Can someone please explain?
Thanks
Step 3 is incorrect, you do not require to have a site collection for My Sites in order to get UPS working. You can always edit the UPS to add what the site collection will used for My Sites at a later time. However, the path such as “/personal” cannot be changed once the UPS is created so you need to match that when creating your site collection for My Sites.
My UPS got messed up not i’m not able to delete it also. Its struck somewhere with the status as “Stopping” for many days now
. Also i get this error
n object of the type Microsoft.Office.Server.Administration.ProfileSynchronizationUnprovisionJob named “ProfileSynchronizationUnprovisionJob” already exists under the parent Microsoft.SharePoint.Administration.SPTimerService named “SPTimerV4″. Rename your object or delete the existing object.
Please let me know how I can delete the user profile service.
Thanks for the walkthrough. I’m a little confused by step 2: Start the User Profile System Service. IS this the instance of the User Porfile Service that is on the “Services on Server” page? Do you mean to go into the services.msc on the server and start FIM there?

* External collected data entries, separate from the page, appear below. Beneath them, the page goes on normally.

+    auto pre = [&]() { if (!u_cached) { prof_derived(m, "wino_filter_kernel"); launch_wino_filter(tile, wk, u, Cin, Cout, KS, s, 0, u64); } if (!v_ready) launch_wino_input(tile, x, v, N, H, W, Cin, KS, s, e.in_rbits_out); };
     auto post = [&]() {
         if (e.next_v && tile == 6 && KS == 3 && e.relu && e.bias && !e.addend && !e.mask && !e.dropout && !e.pool && !e.rbits_in &&
             launch_wino_out_in(mm, e.bias, e.next_v, e.rbits_out, N, H, W, Cout, s, m && m->fuse_out_in >= 2)) { if (e.fused_out) *e.fused_out = true; return; }
         launch_wino_output(tile, mm, e.bias, e.addend, e.mask, e.mask_scale, e.relu, (e.skip_y && e.pool) ? nullptr : y, N, H, W, Cout, e.dropout, e.keep, e.seed, e.stream_id, s, e.pool, e.pidx, KS, e.rbits_out, e.rbits_in); };
     const double ob_fused = 4.0 * (2.0 * P * T * Cout + (e.rbits_out ? (double)N * H * W * Cout / 32 : 0.0));
-    { ProfScope ps(m, "wino_transform", 0, (v_ready ? 0.0 : tb) + (u_cached ? 0.0 : (double)(KS * KS + P * nsub2) * 4 * Cin * Cout)); pre(); }
+    { ProfScope ps(m, "wino_transform", 0, (v_ready ? 0.0 : tb) + (u_cached ? 0.0 : (double)(KS * KS + P * nsub2 + (u64 ? P : 0)) * 4 * Cin * Cout)); pre(); }
+    if (gemm_out64) {
+        ProfScope ps(m, tag, 2.0 * P * T * Kg * Cout, 4.0 * P * (T * (double)Kg + (double)Kg * Cout) + (double)N * H * W * Cout * (1.0 + (e.pidx ? 0.25 : 0.0)), layer);
+        if (!launch_wino_gemm_out64(v, u64, e.bias, e.pool, e.pidx, N, H, W, s)) defer_error(FCN8S_ERR_HIP, "wino_gemm_out64_kernel could not be launched for %s (%d x %d x %d)", layer, N, H, W);
+        return;
+    }
     { ProfScope ps(m, tag, 2.0 * P * T * Kg * Cout, 4.0 * P * (T * (double)(Kg + Cout) + (double)Kg * Cout), layer); launch_igemm(a, P, s); }
     { ProfScope ps(m, "wino_transform", 0, ob); post(); if (e.fused_out && *e.fused_out && m && m->profile && !m->groups.empty()) { const int g = group_id(m, "wino_transform"); m->groups[g].bytes += ob_fused - ob; } }
 }
@@ -599,6 +613,7 @@
         if (e.in_relu_bits_out && e.in_layer && K == 3) { we.in_rbits_out = e.in_relu_bits_out; m->pass.rbits_ok.insert(e.in_layer); }
         bool fused_out = false;
         if (e.next_v && e.next_layer) { we.next_v = e.next_v; we.fused_out = &fused_out; }
+        we.gemm_out_fused64 = e.gemm_out_fused64;
         conv_winograd(m, tile, K, true, x, w, y, m->d_wino_u, vbuf, m->d_wino_m, N, H, W, Cin, Cout, we, s, layer, v_ready);
         if (fused_out) { m->pass.fwd_v.give(e.next_layer); if (layer) m->pass.y_unwritten.insert(layer); }
         return e.pool_out != nullptr;
@@ -1001,6 +1016,7 @@
         L.conv1_in_next = L.first() && nx && nx->last_of_block() && conv1_in_next_transform(ro, sh, nx->shape(N));
         L.dm_from_next = nx && dm_from_next(ro, sh);
         L.pool_in_transform = L.last_of_block() && pool_in_transform(ro, sh, in_block_prev(pl.layers, L) != nullptr);
+        L.gemm_out_fused64 = L.last_of_block() && gemm_out_fused64(ro, sh, in_block_prev(pl.layers, L) != nullptr, L.block == 1);
         if (L.rb_writer != RbWriter::none) n_rb[k] = wino_rbits_words(L.tile, N, L.h, L.w, L.cout);
         if (keeps_v(ro, sh)) n_wv[k] = slab_floats(L.h, L.w, L.cin, 3);
         if (const int c = scratch_channels(ro, sh)) vmax = std::max(vmax, slab_floats(L.h, L.w, c, 3));
@@ -1554,6 +1570,7 @@
         e.pool_out = L.pool;
         if (train) e.pool_idx = L.pidx;
         e.skip_y = !train || L.pool_in_transform;
+        e.gemm_out_fused64 = L.gemm_out_fused64 && m->gemm_out_fused64;
     }
     if (L.out_in_next && m->fuse_out_in && !(bf16_fwd_mode(m) && L.block >= 3) && !bf16_train_mode(m) && !fp8_mode(m) && (!train || e.relu_bits_out)) {
         e.next_v = nx->wv ? nx->wv : m->d_wino_v; e.next_layer = nx->name;
@@ -2294,6 +2311,7 @@
     if (key == "conv1_wgrad_mfma") return &m->conv1_wgrad_mfma;
     if (key == "bf16_copy_by_transform") return &m->bf16_copy_by_transform;
     if (key == "conv1_in_transform") return &m->conv1_in_transform;
+    if (key == "gemm_out_fused64") return &m->gemm_out_fused64;
     if (key == "deterministic") return &m->deterministic;
     if (key == "bf16_acts") return &m->bf16_acts;
     if (key == "bf16_rows_bn") return &m->bf16_rows_bn;
diff --git a/fcn8s_tensorflow_amd/csrc/wino_fused64.hip b/fcn8s_tensorflow_amd/csrc/wino_fused64.hip
--- /dev/null
+++ b/fcn8s_tensorflow_amd/csrc/wino_fused64.hip
@@ -0,0 +1,137 @@
+#include "fcn8s_internal.h"
+
+namespace fcn8s {
+
+typedef float f32x4 __attribute__((ext_vector_type(4)));
+
+static __device__ __forceinline__ float at63(int i, int j)
+{
+    constexpr float m[6][8] = {{1, 1, 1, 1, 1, 1, 1, 0}, {0, 1, -1, 2, -2, 1.f / 2, -1.f / 2, 0}, {0, 1, 1, 4, 4, 1.f / 4, 1.f / 4, 0},
+                               {0, 1, -1, 8, -8, 1.f / 8, -1.f / 8, 0}, {0, 1, 1, 16, 16, 1.f / 16, 1.f / 16, 0}, {0, 1, -1, 32, -32, 1.f / 32, -1.f / 32, 1}};
+    return m[i][j];
+}
+
+constexpr int kF64Tiles = 16;
+constexpr int kF64Lt = 33;
+constexpr int kF64Dist = 2;
+constexpr size_t kF64LdsBytes = (size_t)64 * kF64Tiles * kF64Lt * sizeof(float);
+
+template <bool NT>
+__global__ __launch_bounds__(512, 1) void wino_gemm_out64_kernel(const float* __restrict__ v, const float* __restrict__ up, const float* __restrict__ bias,
+                                                                 float* __restrict__ pool, unsigned char* __restrict__ pidx,
+                                                                 int N, int H, int W, long long T, long long slab)
+{
+    extern __shared__ float lds[];
+    constexpr int D = kF64Dist, LT = kF64Lt;
+    const int tid = threadIdx.x, lane = tid & 63, wave = __builtin_amdgcn_readfirstlane(tid >> 6);
+    const long long t0 = (long long)blockIdx.x * kF64Tiles;
+    const int ti = lane & 15, q = lane >> 4;
+    f32x4 acc[8][4];
+#pragma unroll
+    for (int i = 0; i < 8; ++i)
+#pragma unroll
+        for (int j = 0; j < 4; ++j) acc[i][j] = (f32x4){0.f, 0.f, 0.f, 0.f};
+    const long long trow = t0 + ti < T ? t0 + ti : T - 1;
+    const float* vbase = v + (long long)(8 * wave) * slab + trow * 64 + q * 4;
+    const float* ubase = up + (long long)(8 * wave) * 4096 + lane * 4;
+    f32x4 ra[D + 1], rb[D + 1][4];
+    auto issue = [&](int g) {
+        const int npi = g >> 2, nkc = g & 3, sl = g % (D + 1);
+        ra[sl] = *reinterpret_cast<const f32x4*>(vbase + npi * slab + nkc * 16);
+#pragma unroll
+        for (int nb = 0; nb < 4; ++nb) rb[sl][nb] = *reinterpret_cast<const f32x4*>(ubase + ((npi * 4 + nkc) * 4 + nb) * 256);
+    };
+#pragma unroll
+    for (int g = 0; g < D; ++g) issue(g);
+#pragma unroll
+    for (int g = 0; g < 32; ++g) {
+        if (g + D < 32) issue(g + D);
+        __builtin_amdgcn_sched_barrier(0);
+        const int pi = g >> 2, sl = g % (D + 1);
+#pragma unroll
+        for (int s = 0; s < 4; ++s)
+#pragma unroll
+            for (int nb = 0; nb < 4; ++nb) acc[pi][nb] = __builtin_amdgcn_mfma_f32_16x16x4f32(ra[sl][s], rb[sl][nb][s], acc[pi][nb], 0, 0, 0);
+        __builtin_amdgcn_sched_barrier(0);
+    }
+    const int tl = tid >> 5, c = tid & 31;
+    const int th = (H + 5) / 6, tw = (W + 5) / 6, Hp = H / 2, Wp = W / 2;
+    const long long t = t0 + tl;
+    const bool ok = t < T;
+    const long long tc = ok ? t : T - 1;
+    const int n = (int)(tc / ((long long)th * tw)), rem = (int)(tc - (long long)n * th * tw), ty = rem / tw, tx = rem - ty * tw;
+#pragma unroll
+    for (int half = 0; half < 2; ++half) {
+        if (half) __syncthreads();
+#pragma unroll
+        for (int pi = 0; pi < 8; ++pi)
+#pragma unroll
+            for (int nb2 = 0; nb2 < 2; ++nb2)
+#pragma unroll
+                for (int r = 0; r < 4; ++r) lds[((8 * wave + pi) * kF64Tiles + 4 * q + r) * LT + 16 * nb2 + ti] = acc[pi][2 * half + nb2][r];
+        __syncthreads();
+        const int ch = 32 * half + c;
+        const float* mp = lds + tl * LT + c;
+        float qv[6][8];
+#pragma unroll
+        for (int b = 0; b < 8; ++b) {
+            float col[8];
+#pragma unroll
+            for (int a = 0; a < 8; ++a) col[a] = mp[(a * 8 + b) * kF64Tiles * LT];
+#pragma unroll
+            for (int o = 0; o < 6; ++o) {
+                float s = 0.f;
+#pragma unroll
+                for (int k = 0; k < 8; ++k) if (at63(o, k) != 0.f) s = fmaf(at63(o, k), col[k], s);
+                qv[o][b] = s;
+            }
+        }
+        const float bv = bias[ch];
+        float pmax[3][3]; unsigned char parg[3][3];
+#pragma unroll
+        for (int oy = 0; oy < 6; ++oy)
+#pragma unroll
+            for (int ox = 0; ox < 6; ++ox) {
+                float y = bv;
+#pragma unroll
+                for (int k = 0; k < 8; ++k) if (at63(ox, k) != 0.f) y = fmaf(at63(ox, k), qv[oy][k], y);
+                const int py = oy / 2, px = ox / 2;
+                const bool inside = 6 * ty + oy < H && 6 * tx + ox < W;
+                if (!inside) { if ((oy & 1) == 0 && (ox & 1) == 0) { pmax[py][px] = y; parg[py][px] = 0; } continue; }
+                y = fmaxf(y, 0.f);
+                if ((oy & 1) == 0 && (ox & 1) == 0) { pmax[py][px] = y; parg[py][px] = 0; }
+                else if (y > pmax[py][px]) { pmax[py][px] = y; parg[py][px] = (unsigned char)((oy & 1) * 2 + (ox & 1)); }
+            }
+        if (ok) {
+#pragma unroll
+            for (int py = 0; py < 3; ++py)
+#pragma unroll
+                for (int px = 0; px < 3; ++px)
+                    if (3 * ty + py < Hp && 3 * tx + px < Wp) {
+                        const long long po = (((long long)n * Hp + 3 * ty + py) * Wp + 3 * tx + px) * 64 + ch;
+                        if constexpr (NT) __builtin_nontemporal_store(pmax[py][px], pool + po); else pool[po] = pmax[py][px];
+                        if (pidx) pidx[po] = pmax[py][px] > 0.f ? parg[py][px] : (unsigned char)4;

Thanks for clearing up my confusion
Noticed a comment by blueflake that said to remove the farm account for allow log on locally but to keep it in the local admin group, but i just read this technet article http://technet.microsoft.com/en-us/library/gg750257.aspx which seems to indicate the oposite.
“Verify that the farm account has the required permissions
Verify that the farm account has the following permissions:
The farm account has Log On Locally permission to the server on which you are trying to start the User Profile Synchronization service.
The farm account is a member of the Administrators group on the server on which you are trying to start the User Profile Synchronization service.
Note:
This permission is required only to start the User Profile Synchronization service. After the User Profile Synchronization service is started, you can remove the farm account from the Administrators group.
After making changes to the farm account, you must restart the SharePoint 2010 Timer service or restart the server. This ensures that every SharePoint service that is currently running as the farm account is using the latest credentials.”